Exercise instructions:
The stretch from the line with "hipError_t launch_diag(const PipeModel&" through the line with "if (paths &&" in the records below: write it out exactly, and nothing else.

Extracted material:

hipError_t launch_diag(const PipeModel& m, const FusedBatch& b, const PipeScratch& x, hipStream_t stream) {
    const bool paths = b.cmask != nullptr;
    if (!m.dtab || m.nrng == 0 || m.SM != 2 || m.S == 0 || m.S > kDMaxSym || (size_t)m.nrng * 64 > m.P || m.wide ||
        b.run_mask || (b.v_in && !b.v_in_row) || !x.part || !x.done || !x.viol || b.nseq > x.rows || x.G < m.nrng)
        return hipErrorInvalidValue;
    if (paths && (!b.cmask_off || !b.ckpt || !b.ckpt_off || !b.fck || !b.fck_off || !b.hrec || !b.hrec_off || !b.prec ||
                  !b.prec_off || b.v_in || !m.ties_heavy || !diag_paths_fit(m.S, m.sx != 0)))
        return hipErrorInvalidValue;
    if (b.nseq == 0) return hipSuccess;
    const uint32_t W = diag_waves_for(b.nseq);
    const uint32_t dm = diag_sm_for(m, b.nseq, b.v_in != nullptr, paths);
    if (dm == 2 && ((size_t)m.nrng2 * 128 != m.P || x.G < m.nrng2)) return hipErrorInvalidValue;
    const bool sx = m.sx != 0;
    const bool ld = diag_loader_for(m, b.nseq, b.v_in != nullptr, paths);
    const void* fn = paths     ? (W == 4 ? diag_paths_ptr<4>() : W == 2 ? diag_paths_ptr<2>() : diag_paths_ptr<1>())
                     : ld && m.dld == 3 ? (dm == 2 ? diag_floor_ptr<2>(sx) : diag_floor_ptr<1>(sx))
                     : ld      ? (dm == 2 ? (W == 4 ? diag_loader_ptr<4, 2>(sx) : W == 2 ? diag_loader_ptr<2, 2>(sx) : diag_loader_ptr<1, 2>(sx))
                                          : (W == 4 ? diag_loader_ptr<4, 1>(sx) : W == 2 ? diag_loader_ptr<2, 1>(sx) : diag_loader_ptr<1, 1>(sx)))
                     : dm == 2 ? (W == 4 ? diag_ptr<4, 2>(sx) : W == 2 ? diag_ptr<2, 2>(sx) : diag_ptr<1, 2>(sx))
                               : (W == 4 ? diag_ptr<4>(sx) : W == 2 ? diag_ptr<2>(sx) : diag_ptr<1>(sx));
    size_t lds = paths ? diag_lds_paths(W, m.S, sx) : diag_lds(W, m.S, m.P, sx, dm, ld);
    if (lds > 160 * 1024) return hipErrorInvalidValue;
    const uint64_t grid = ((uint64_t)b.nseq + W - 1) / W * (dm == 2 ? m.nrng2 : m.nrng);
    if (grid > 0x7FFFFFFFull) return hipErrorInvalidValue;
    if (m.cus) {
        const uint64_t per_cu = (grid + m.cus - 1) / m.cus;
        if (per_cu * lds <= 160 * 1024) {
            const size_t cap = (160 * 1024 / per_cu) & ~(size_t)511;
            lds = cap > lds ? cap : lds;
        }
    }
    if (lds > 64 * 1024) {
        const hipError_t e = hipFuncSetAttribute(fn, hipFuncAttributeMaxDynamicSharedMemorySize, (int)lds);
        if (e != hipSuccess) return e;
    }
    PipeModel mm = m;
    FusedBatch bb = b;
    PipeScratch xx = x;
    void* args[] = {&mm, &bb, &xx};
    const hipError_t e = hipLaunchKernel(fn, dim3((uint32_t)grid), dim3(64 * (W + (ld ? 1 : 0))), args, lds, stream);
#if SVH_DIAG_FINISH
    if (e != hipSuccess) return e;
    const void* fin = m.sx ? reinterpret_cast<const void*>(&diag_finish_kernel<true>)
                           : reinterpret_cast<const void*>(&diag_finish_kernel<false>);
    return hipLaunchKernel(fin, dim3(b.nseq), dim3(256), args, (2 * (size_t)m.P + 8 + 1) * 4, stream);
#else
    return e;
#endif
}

...

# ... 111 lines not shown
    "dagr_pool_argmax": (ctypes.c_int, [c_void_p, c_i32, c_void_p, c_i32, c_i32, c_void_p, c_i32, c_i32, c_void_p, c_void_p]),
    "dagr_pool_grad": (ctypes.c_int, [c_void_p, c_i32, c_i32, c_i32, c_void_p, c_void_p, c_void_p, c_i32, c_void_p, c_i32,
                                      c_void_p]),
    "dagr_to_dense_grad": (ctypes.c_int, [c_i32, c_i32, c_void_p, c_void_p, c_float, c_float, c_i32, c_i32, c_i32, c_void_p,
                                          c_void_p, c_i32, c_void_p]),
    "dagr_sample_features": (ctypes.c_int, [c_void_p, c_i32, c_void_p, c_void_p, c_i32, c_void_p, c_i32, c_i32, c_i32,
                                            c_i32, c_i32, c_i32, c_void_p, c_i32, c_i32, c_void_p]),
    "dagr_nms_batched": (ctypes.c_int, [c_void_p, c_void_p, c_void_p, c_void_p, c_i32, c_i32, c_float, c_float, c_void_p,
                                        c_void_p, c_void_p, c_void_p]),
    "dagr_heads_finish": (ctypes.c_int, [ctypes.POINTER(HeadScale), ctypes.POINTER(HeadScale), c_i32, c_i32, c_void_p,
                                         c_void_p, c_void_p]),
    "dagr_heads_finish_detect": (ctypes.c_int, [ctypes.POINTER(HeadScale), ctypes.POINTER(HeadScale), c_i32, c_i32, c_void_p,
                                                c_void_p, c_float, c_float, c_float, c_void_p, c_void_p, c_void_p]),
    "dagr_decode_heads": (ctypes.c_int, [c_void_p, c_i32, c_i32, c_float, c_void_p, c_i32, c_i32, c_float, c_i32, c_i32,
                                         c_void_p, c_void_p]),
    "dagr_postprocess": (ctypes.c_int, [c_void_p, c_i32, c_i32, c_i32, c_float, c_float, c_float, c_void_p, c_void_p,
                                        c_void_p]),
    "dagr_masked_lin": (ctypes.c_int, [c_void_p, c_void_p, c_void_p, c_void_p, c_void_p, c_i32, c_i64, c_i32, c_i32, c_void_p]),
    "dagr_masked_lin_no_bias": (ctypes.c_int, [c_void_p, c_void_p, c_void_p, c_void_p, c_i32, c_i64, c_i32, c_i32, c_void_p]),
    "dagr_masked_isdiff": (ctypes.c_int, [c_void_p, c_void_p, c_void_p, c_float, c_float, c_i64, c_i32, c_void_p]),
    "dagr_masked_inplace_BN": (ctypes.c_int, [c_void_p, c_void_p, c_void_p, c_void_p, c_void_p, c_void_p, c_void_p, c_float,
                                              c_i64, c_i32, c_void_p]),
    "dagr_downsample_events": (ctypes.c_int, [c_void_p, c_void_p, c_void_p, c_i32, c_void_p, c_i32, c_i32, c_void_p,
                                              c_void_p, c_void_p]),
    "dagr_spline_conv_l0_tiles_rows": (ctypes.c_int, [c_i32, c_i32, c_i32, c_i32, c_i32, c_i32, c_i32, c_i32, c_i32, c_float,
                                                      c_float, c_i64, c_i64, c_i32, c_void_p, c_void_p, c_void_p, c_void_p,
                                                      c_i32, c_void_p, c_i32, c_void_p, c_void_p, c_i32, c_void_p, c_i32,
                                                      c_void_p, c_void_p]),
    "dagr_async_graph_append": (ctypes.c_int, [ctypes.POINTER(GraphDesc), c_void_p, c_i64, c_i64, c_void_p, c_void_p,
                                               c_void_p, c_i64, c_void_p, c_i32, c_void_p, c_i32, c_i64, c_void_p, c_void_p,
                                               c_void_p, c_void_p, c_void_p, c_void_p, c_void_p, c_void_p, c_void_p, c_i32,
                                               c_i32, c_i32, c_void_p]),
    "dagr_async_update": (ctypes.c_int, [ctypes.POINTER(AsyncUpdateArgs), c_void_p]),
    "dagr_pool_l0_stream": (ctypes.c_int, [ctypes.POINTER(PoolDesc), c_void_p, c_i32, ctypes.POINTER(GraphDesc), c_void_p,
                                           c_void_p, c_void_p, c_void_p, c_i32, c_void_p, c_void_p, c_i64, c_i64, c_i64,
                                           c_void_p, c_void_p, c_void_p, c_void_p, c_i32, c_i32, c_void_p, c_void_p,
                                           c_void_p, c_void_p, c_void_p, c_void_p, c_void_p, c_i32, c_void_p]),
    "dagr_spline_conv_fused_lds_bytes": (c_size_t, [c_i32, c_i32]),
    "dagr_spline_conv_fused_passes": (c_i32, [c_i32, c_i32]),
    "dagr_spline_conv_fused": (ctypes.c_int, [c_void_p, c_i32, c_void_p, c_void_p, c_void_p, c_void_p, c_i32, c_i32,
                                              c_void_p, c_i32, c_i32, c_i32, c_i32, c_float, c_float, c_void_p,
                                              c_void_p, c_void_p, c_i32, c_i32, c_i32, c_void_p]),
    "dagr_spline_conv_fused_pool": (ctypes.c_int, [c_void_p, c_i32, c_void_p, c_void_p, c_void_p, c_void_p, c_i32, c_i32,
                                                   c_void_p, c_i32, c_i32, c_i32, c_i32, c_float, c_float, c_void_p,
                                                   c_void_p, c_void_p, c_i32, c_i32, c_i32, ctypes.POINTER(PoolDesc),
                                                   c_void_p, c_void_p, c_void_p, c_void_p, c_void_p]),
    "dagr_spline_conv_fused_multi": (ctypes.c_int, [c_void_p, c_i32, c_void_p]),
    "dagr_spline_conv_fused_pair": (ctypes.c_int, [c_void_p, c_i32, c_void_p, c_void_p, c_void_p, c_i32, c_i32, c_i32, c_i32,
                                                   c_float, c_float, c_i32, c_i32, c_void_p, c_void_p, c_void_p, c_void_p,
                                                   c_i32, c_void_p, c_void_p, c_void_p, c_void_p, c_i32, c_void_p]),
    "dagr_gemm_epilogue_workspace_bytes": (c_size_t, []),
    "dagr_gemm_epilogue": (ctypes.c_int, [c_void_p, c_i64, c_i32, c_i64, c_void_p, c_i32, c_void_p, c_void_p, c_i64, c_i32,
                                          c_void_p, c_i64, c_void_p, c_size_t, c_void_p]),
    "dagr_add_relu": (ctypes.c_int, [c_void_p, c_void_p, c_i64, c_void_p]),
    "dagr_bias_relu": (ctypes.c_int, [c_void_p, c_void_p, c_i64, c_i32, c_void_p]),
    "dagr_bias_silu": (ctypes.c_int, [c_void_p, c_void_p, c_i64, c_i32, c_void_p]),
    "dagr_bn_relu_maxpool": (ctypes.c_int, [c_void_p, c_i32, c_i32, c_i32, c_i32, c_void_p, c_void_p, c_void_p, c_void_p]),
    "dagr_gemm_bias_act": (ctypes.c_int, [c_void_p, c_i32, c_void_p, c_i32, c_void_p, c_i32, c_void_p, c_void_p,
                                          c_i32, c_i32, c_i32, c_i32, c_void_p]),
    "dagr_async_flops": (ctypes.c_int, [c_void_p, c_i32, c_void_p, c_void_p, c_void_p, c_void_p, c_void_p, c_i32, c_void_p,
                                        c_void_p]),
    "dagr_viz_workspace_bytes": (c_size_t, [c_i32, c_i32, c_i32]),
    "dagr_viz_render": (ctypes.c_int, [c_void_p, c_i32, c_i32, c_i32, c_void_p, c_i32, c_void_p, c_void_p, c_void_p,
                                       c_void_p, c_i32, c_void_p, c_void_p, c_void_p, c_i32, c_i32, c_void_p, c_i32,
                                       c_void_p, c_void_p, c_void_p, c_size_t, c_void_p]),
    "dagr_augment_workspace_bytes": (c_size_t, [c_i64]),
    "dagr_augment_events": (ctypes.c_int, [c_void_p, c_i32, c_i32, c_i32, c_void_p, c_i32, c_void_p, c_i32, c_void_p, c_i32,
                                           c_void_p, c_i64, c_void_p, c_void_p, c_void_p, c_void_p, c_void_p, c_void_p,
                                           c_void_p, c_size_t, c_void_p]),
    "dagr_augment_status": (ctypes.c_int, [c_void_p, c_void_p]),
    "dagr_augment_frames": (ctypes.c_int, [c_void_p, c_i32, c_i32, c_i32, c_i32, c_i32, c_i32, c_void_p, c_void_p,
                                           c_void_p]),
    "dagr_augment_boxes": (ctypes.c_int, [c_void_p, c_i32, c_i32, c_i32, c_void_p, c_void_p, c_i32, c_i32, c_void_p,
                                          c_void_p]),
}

Problem solution:
hipError_t launch_diag(const PipeModel& m, const FusedBatch& b, const PipeScratch& x, hipStream_t stream) {
    const bool paths = b.cmask != nullptr;
    if (!m.dtab || m.nrng == 0 || m.SM != 2 || m.S == 0 || m.S > kDMaxSym || (size_t)m.nrng * 64 > m.P || m.wide ||
        b.run_mask || (b.v_in && !b.v_in_row) || !x.part || !x.done || !x.viol || b.nseq > x.rows || x.G < m.nrng)
        return hipErrorInvalidValue;
    if (paths && (!b.cmask_off || !b.ckpt || !b.ckpt_off || !b.fck || !b.fck_off || !b.hrec || !b.hrec_off || !b.prec ||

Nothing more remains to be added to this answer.